*Exercise*: A single number is the answer: the count of lines below that contain "grow".

Start of Provided data

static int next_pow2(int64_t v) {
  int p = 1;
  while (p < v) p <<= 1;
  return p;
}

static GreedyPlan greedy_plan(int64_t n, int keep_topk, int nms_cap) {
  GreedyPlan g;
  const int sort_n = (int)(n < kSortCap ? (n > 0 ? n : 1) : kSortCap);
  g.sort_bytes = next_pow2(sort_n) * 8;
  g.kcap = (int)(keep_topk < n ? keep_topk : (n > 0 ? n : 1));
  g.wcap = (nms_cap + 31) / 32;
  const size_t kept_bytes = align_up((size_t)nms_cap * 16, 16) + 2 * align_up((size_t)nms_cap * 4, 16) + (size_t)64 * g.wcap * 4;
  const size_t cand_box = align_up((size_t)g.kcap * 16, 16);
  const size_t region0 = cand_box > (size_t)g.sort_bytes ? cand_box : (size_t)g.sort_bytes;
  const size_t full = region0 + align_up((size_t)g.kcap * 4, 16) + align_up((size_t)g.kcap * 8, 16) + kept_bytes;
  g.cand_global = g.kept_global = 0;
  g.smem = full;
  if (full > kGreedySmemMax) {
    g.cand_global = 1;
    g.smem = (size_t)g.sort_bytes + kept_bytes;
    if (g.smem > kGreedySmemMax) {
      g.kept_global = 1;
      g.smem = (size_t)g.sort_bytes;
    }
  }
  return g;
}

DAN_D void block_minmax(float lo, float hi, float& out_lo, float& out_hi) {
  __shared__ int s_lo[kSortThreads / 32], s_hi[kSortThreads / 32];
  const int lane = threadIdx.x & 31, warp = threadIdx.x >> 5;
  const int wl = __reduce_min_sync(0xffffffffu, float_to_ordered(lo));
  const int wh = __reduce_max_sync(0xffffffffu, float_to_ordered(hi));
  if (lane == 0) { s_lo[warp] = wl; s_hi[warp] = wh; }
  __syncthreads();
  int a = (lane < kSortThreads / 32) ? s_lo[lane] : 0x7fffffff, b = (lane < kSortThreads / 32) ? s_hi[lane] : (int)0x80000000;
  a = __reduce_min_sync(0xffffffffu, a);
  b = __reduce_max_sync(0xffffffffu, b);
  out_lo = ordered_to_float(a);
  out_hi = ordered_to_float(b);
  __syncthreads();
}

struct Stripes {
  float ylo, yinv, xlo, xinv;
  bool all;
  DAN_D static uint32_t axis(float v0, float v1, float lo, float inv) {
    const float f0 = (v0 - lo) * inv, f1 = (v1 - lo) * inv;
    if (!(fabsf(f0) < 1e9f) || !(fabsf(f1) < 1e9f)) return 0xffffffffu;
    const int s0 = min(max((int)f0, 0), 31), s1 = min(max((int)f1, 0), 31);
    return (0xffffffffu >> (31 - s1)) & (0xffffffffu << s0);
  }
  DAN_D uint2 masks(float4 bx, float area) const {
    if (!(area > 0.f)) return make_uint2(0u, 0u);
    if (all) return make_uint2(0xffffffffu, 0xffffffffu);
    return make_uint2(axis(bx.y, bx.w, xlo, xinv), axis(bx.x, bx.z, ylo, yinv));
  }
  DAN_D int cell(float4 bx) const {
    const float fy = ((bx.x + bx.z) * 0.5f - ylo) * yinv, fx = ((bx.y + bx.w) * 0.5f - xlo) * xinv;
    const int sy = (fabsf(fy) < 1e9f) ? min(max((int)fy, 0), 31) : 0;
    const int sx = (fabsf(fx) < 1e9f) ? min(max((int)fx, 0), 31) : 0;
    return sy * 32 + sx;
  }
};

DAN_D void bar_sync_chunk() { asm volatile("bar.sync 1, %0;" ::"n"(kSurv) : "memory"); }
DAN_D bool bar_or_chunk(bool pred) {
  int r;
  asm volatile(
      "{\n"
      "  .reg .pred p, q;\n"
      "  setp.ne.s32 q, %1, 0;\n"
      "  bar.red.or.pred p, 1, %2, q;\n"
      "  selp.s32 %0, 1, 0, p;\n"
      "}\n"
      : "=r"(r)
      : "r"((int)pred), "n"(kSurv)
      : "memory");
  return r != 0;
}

End of Provided data
Start of Provided data

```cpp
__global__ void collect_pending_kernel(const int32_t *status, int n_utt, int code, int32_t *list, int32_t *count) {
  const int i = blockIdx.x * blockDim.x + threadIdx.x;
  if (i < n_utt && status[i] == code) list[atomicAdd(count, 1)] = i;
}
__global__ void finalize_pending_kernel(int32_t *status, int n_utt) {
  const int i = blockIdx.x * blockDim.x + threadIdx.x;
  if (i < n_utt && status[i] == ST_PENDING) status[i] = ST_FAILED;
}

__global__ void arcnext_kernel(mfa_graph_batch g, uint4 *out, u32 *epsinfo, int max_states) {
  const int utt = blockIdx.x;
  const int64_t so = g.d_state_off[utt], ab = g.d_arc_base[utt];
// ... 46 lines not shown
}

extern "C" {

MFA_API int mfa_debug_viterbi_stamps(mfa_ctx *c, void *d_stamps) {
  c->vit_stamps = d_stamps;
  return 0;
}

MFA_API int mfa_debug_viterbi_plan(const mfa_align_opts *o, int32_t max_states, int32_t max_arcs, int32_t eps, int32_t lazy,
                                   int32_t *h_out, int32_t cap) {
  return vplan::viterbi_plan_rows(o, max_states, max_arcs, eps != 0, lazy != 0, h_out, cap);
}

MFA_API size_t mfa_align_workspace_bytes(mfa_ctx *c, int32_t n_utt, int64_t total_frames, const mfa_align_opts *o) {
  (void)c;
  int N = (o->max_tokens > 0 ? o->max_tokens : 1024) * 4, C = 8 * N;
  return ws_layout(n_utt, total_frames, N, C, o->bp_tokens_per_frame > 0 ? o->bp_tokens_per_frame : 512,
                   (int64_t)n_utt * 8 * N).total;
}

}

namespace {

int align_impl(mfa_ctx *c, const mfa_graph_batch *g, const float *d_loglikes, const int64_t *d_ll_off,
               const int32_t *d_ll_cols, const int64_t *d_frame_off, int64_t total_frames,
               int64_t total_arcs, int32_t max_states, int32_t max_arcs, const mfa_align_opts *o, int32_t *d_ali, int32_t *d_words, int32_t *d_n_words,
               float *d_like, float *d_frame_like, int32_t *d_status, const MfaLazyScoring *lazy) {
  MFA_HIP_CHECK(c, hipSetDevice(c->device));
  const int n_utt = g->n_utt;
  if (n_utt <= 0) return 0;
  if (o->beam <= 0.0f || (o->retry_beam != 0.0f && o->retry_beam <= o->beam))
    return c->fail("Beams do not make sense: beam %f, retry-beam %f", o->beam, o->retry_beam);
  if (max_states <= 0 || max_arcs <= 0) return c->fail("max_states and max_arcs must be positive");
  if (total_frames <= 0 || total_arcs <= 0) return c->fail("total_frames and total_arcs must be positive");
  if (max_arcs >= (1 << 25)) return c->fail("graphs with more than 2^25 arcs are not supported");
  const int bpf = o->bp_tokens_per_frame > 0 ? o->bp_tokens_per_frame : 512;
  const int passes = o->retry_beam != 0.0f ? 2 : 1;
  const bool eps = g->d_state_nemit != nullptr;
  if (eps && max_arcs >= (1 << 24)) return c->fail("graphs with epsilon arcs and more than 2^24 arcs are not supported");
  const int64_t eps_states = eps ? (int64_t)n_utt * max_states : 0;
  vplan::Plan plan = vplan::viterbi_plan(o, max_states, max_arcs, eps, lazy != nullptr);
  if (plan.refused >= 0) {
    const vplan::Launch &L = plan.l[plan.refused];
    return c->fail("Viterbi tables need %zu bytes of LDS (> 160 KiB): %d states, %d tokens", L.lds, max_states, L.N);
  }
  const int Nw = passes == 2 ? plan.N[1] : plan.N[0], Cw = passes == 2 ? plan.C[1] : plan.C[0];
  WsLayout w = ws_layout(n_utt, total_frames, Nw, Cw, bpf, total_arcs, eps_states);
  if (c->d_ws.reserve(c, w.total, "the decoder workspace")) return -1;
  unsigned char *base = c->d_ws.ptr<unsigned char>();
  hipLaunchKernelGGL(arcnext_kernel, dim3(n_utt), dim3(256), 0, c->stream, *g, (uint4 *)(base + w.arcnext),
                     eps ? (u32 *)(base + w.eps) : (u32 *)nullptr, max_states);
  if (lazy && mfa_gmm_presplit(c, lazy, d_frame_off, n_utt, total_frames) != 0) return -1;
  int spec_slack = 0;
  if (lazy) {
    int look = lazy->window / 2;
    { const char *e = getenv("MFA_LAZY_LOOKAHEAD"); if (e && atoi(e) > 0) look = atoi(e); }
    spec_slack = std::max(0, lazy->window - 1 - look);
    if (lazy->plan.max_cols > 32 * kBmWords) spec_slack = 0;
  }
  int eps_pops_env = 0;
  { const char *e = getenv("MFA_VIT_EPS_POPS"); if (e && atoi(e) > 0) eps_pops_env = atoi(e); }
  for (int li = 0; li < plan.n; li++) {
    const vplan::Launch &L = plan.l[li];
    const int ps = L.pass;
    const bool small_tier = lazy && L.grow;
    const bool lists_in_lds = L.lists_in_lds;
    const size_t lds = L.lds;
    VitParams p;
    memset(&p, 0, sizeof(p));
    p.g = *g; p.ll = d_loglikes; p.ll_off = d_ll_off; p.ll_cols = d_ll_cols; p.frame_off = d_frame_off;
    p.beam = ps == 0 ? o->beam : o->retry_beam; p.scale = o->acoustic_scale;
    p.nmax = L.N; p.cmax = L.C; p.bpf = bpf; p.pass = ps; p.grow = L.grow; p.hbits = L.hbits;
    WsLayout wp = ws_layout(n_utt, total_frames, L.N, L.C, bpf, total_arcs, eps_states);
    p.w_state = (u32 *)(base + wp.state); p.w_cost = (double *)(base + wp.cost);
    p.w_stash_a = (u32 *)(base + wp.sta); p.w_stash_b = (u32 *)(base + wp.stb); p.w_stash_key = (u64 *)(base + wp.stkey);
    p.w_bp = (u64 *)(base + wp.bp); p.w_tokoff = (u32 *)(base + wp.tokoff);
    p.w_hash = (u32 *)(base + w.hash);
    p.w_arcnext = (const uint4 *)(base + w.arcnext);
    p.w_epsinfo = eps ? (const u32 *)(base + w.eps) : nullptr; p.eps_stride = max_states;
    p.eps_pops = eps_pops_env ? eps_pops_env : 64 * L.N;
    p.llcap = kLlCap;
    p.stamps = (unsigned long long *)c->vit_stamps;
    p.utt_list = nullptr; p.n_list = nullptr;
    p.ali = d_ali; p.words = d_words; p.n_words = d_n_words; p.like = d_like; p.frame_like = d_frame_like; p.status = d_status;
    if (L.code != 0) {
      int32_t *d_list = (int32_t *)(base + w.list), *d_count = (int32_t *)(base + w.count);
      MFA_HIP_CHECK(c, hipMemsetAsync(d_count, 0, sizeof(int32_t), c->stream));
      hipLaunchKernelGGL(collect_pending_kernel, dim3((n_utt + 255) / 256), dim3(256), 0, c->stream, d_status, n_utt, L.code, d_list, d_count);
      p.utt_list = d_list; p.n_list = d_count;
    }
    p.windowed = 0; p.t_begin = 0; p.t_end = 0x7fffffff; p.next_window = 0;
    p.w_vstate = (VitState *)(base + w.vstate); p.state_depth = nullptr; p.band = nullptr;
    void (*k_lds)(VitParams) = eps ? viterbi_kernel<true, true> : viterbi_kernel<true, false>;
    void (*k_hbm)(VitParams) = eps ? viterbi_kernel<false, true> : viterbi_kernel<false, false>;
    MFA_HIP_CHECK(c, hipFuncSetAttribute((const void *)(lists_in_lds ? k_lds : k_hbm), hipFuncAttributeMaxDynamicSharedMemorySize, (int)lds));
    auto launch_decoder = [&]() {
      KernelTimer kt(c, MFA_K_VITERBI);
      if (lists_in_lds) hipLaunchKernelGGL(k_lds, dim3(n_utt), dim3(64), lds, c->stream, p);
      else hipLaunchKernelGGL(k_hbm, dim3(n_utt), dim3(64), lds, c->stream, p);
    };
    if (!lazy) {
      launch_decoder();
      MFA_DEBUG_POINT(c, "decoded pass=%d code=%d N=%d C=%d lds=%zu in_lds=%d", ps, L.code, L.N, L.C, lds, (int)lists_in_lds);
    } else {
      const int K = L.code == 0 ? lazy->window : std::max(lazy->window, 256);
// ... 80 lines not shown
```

End of Provided data

*Response to the exercise*: 2